int pack_conv(fc_engine* e, ConvLayer& L) {
    const std::string inner = L.transposed ? ".convtr" : ".conv";
    std::vector<float> folded;
    if (L.wnorm) {
        const auto& V = e->host[L.prefix + inner + ".weight_v"].data;
        const auto& G = e->host[L.prefix + inner + ".weight_g"].data;
        const size_t d0 = L.transposed ? L.cin : L.cout, inner_n = V.size() / d0;
        folded.resize(V.size());
        for (size_t r = 0; r < d0; ++r) {
            double ss = 0.0;
            for (size_t j = 0; j < inner_n; ++j) ss += (double)V[r * inner_n + j] * (double)V[r * inner_n + j];
            const float nrm = (float)sqrt(ss);
            const float sc = G[r] / nrm;
            for (size_t j = 0; j < inner_n; ++j) folded[r * inner_n + j] = V[r * inner_n + j] * sc;
        }
    }
    const auto& W = L.wnorm ? folded : e->host[L.prefix + inner + ".weight"].data;
    const auto& Bv = e->host[L.prefix + inner + ".bias"].data;
    if (!L.transposed) {
        if (pack_gemm(e, L, W, Bv)) return 1;
        if (L.cout == 1 && L.stride == 1) {
            if (upload(e, W, &L.w_plain)) return 1;
            L.bias0 = Bv[0];
        }
    } else {
        const int r = L.stride;
        if (L.k != 2 * r) return fail("ConvTranspose1d with kernel != 2*stride is not supported: " + L.prefix);
        std::vector<float> wg((size_t)L.M * L.cin * 2), bg(L.M);
        for (int co = 0; co < L.cout; ++co)
            for (int p = 0; p < r; ++p) {
                const int m = co * r + p;
                bg[m] = Bv[co];
                for (int ci = 0; ci < L.cin; ++ci) {
                    wg[((size_t)m * L.cin + ci) * 2 + 0] = W[((size_t)ci * L.cout + co) * L.k + p + r];
                    wg[((size_t)m * L.cin + ci) * 2 + 1] = W[((size_t)ci * L.cout + co) * L.k + p];
                }
            }
        if (pack_gemm(e, L, wg, bg)) return 1;
    }
    if (L.has_norm) {
        if (upload(e, e->host[L.prefix + ".norm.weight"].data, &L.gamma)) return 1;
        if (upload(e, e->host[L.prefix + ".norm.bias"].data, &L.beta)) return 1;
    }
    return 0;
}

std::vector<float> folded_conv_weight(fc_engine* e, const ConvLayer& L) {
    const std::string inner = L.transposed ? ".convtr" : ".conv";
    if (!L.wnorm) return e->host[L.prefix + inner + ".weight"].data;
    const auto& V = e->host[L.prefix + inner + ".weight_v"].data;
    const auto& G = e->host[L.prefix + inner + ".weight_g"].data;
    const size_t d0 = L.transposed ? L.cin : L.cout, inner_n = V.size() / d0;
    std::vector<float> folded(V.size());
    for (size_t r = 0; r < d0; ++r) {
        double ss = 0.0;
        for (size_t j = 0; j < inner_n; ++j) ss += (double)V[r * inner_n + j] * (double)V[r * inner_n + j];
        const float sc = G[r] / (float)sqrt(ss);
        for (size_t j = 0; j < inner_n; ++j) folded[r * inner_n + j] = V[r * inner_n + j] * sc;
    }
    return folded;
}

int pack_reshead(fc_engine* e, fc_engine::ResBlock& R) {
    static const int enable = fc::ab_knob("FC_RESHEAD", 1);
    const int C = R.shortcut.cin, hid = R.block1.cout, K = R.block1.k;
    R.fused_head = enable && R.shortcut.cout == C && R.block1.cin == C && fc::reshead_ok(C, hid, R.shortcut.k, K, R.block1.dil, R.block1.stride) &&
                   R.shortcut.has_norm == R.block1.has_norm;
    if (!R.fused_head) return 0;
    const std::vector<float> Wsc = folded_conv_weight(e, R.shortcut), Wb1 = folded_conv_weight(e, R.block1);
    std::vector<float> a((size_t)C * C), b((size_t)K * C * hid);
    for (int m = 0; m < C; ++m)
        for (int c = 0; c < C; ++c) a[(size_t)c * C + m] = Wsc[(size_t)m * C + c];
    for (int h = 0; h < hid; ++h)
        for (int c = 0; c < C; ++c)
            for (int kk = 0; kk < K; ++kk) b[((size_t)kk * C + c) * hid + h] = Wb1[((size_t)h * C + c) * K + kk];
    if (upload(e, a, &R.wsc) || upload(e, b, &R.wb1)) return 1;
    if (upload(e, e->host[R.shortcut.prefix + ".conv.bias"].data, &R.bsc)) return 1;
    if (upload(e, e->host[R.block1.prefix + ".conv.bias"].data, &R.bb1)) return 1;
    return 0;
}


int pack_conv2d(fc_engine* e, ConvLayer& L) {
    const std::vector<float> W = folded_weight_nd(e, L.prefix + ".conv", L.wnorm, (size_t)L.cout);
    const auto& Bv = e->host[L.prefix + ".conv.bias"].data;
    const int C = L.c2d, kf = L.kf, kt = L.k;
    const int cpg = C / L.groups, opg = L.cout / L.groups;
    std::vector<float> wg((size_t)L.cout * kf * C * kt, 0.f);
    for (int m = 0; m < L.cout; ++m)
        for (int cl = 0; cl < cpg; ++cl) {
            const int ci = (m / opg) * cpg + cl;
            for (int a = 0; a < kf; ++a)
                for (int b = 0; b < kt; ++b)
                    wg[((size_t)m * (kf * C) + (size_t)a * C + ci) * kt + b] = W[(((size_t)m * cpg + cl) * kf + a) * kt + b];
        }
    if (pack_gemm(e, L, wg, Bv)) return 1;
    static const int gconv_env = fc::ab_knob("FC_GCONV", 1);
    if (gconv_env && L.groups > 1 && L.dil == 1 && fc::gconv2d_ok(cpg, opg, kf, kt, L.stride) && upload(e, W, &L.w_group)) return 1;
    if (L.cout <= 4 && L.stride == 1 && L.sf == 1 && (L.k == 3 || L.k == 5 || L.k == 7) && upload(e, wg, &L.w_plain)) return 1;
    if (L.has_norm) {
        if (upload(e, e->host[L.prefix + ".norm.weight"].data, &L.gamma)) return 1;
        if (upload(e, e->host[L.prefix + ".norm.bias"].data, &L.beta)) return 1;
    }
    return 0;
}

int pack_convtr2d(fc_engine* e, const ConvLayer& S, std::vector<ConvLayer>& phases) {
    const std::vector<float> W = folded_weight_nd(e, S.prefix + ".convtr", S.wnorm, (size_t)S.c2d);
    const auto& Bv = e->host[S.prefix + ".convtr.bias"].data;
    const int C = S.c2d, cout = S.cout, kf = S.kf, kt = S.k, sf = S.sf, r = S.stride;
    const int cpg = C / S.groups, opg = cout / S.groups;
    for (int p = 0; p < sf; ++p) {
        ConvLayer& L = phases[p];
        std::vector<float> wg((size_t)L.M * L.cin * 2, 0.f), bg(L.M);
        for (int co = 0; co < cout; ++co)
            for (int ph = 0; ph < r; ++ph) {
                const int m = co * r + ph;
                bg[m] = Bv[co];
                for (int rr = 0; rr < 2; ++rr)
                    for (int ci = (co / opg) * cpg; ci < (co / opg + 1) * cpg; ++ci) {
                        const int a = p + (1 - rr) * sf;
                        const float* w = &W[(((size_t)ci * opg + co % opg) * kf + a) * kt];
                        const size_t c1 = (size_t)rr * C + ci;
                        wg[((size_t)m * L.cin + c1) * 2 + 0] = w[ph + r];
                        wg[((size_t)m * L.cin + c1) * 2 + 1] = w[ph];
                    }
            }
        if (pack_gemm(e, L, wg, bg)) return 1;
    }
    ConvLayer& L0 = phases[0];
    static const int gconv_env = fc::ab_knob("FC_GCONV", 1);
    if (gconv_env && S.groups > 1 && fc::gconvtr2d_ok(cpg, opg, r)) {
        if (upload(e, W, &L0.w_group) || upload(e, Bv, &L0.w_plain)) return 1;
    }
    if (S.has_norm) {
        if (upload(e, e->host[S.prefix + ".norm.weight"].data, &L0.gamma)) return 1;
        if (upload(e, e->host[S.prefix + ".norm.bias"].data, &L0.beta)) return 1;
    }
    return 0;
}
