__global__ void copy2d_kernel(const float* __restrict__ src, int lds_, float* __restrict__ dst, int ldd, int rows, int cols) {
    const long long total = (long long)rows * cols;
    for (long long e = (long long)blockIdx.x * blockDim.x + threadIdx.x; e < total; e += (long long)gridDim.x * blockDim.x) {
        const int r = (int)(e / cols), c = (int)(e % cols);
        dst[(size_t)r * ldd + c] = src[(size_t)r * lds_ + c];
    }
// ... 172 lines not shown
#define LN_BWD(V)                                                                                                  \
    hipLaunchKernelGGL((layernorm_bwd_kernel<V>), dim3(nblk), dim3(256), 0, stream, dy, lddy, x, ldx, w, mean, rstd, \
                       dx, lddx, accumulate_dx, workspace, rows, H)
    if (H <= 64) LN_BWD(1);
    else if (H <= 128) LN_BWD(2);
    else if (H <= 256) LN_BWD(4);
    else if (H <= 512) LN_BWD(8);
    else if (H <= 1024) LN_BWD(16);
    else LN_BWD(32);
#undef LN_BWD
#undef LN_BWD_V
    VQH_LAUNCH_CHECK();
    if (dx_drop && !vec) {
        VQH_CHECK_ARG(lddx == H, "vqh_layernorm_bwd: dx_drop on the unaligned path needs a dense dx");
        hipLaunchKernelGGL(dropout_bwd_kernel, dim3(blocks_for(((long long)rows * H + 3) / 4)), dim3(256), 0, stream, dx, dx_drop,
                           (long long)rows * H, dcfg);
    }
    hipLaunchKernelGGL(reduce_slabs2_kernel, dim3((2 * H + 63) / 64), dim3(1024), 0, stream, workspace, nblk, H, dw, db, beta);
    VQH_LAUNCH_CHECK();
    return VQH_OK;
}

extern "C" int vqh_colsum(const float* X, int ld, int M, int N, float* out, float beta, float* workspace,
                          long long workspace_floats, hipStream_t stream) {
    VQH_CHECK_ARG(M >= 0 && N >= 0 && ld >= N, "vqh_colsum: bad shape");
    if (N == 0) return VQH_OK;
    VQH_CHECK_ARG(out && workspace, "vqh_colsum: null pointer");
    int rb = (M + 255) / 256;
    if (rb < 1) rb = 1;
    if (rb > 128) rb = 128;
    const int rows_per_block = (M + rb - 1) / rb > 0 ? (M + rb - 1) / rb : 1;
    VQH_CHECK_ARG((long long)rb * N <= workspace_floats, "vqh_colsum: workspace too small");
    if ((N & 3) == 0 && (ld & 3) == 0 && (reinterpret_cast<uintptr_t>(X) & 15) == 0 && (reinterpret_cast<uintptr_t>(workspace) & 15) == 0)
        hipLaunchKernelGGL(colsum_vec_kernel, dim3((N + 255) / 256, rb), dim3(256), 0, stream, X, ld, M, N, workspace, rows_per_block);
    else
        hipLaunchKernelGGL(colsum_kernel, dim3((N + 63) / 64, rb), dim3(256), 0, stream, X, ld, M, N, workspace, rows_per_block);
    hipLaunchKernelGGL(reduce_slabs_kernel, dim3((N + 63) / 64), dim3(1024), 0, stream, workspace, rb, (long long)N,
                       (long long)N, out, beta);
    VQH_LAUNCH_CHECK();
    return VQH_OK;
}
--*--
# Task directions:
From the material above, retype precisely the lines between the line holding "wg[((size_t)m * L.cin + c1) * 2 + 1]" and the line holding "if (gconv_env && S.groups", inclusive, and nothing beyond them.

# Answer to the problem:
                        wg[((size_t)m * L.cin + c1) * 2 + 1] = w[ph];
                    }
            }
        if (pack_gemm(e, L, wg, bg)) return 1;
    }
    ConvLayer& L0 = phases[0];
    static const int gconv_env = fc::ab_knob("FC_GCONV", 1);
    if (gconv_env && S.groups > 1 && fc::gconvtr2d_ok(cpg, opg, r)) {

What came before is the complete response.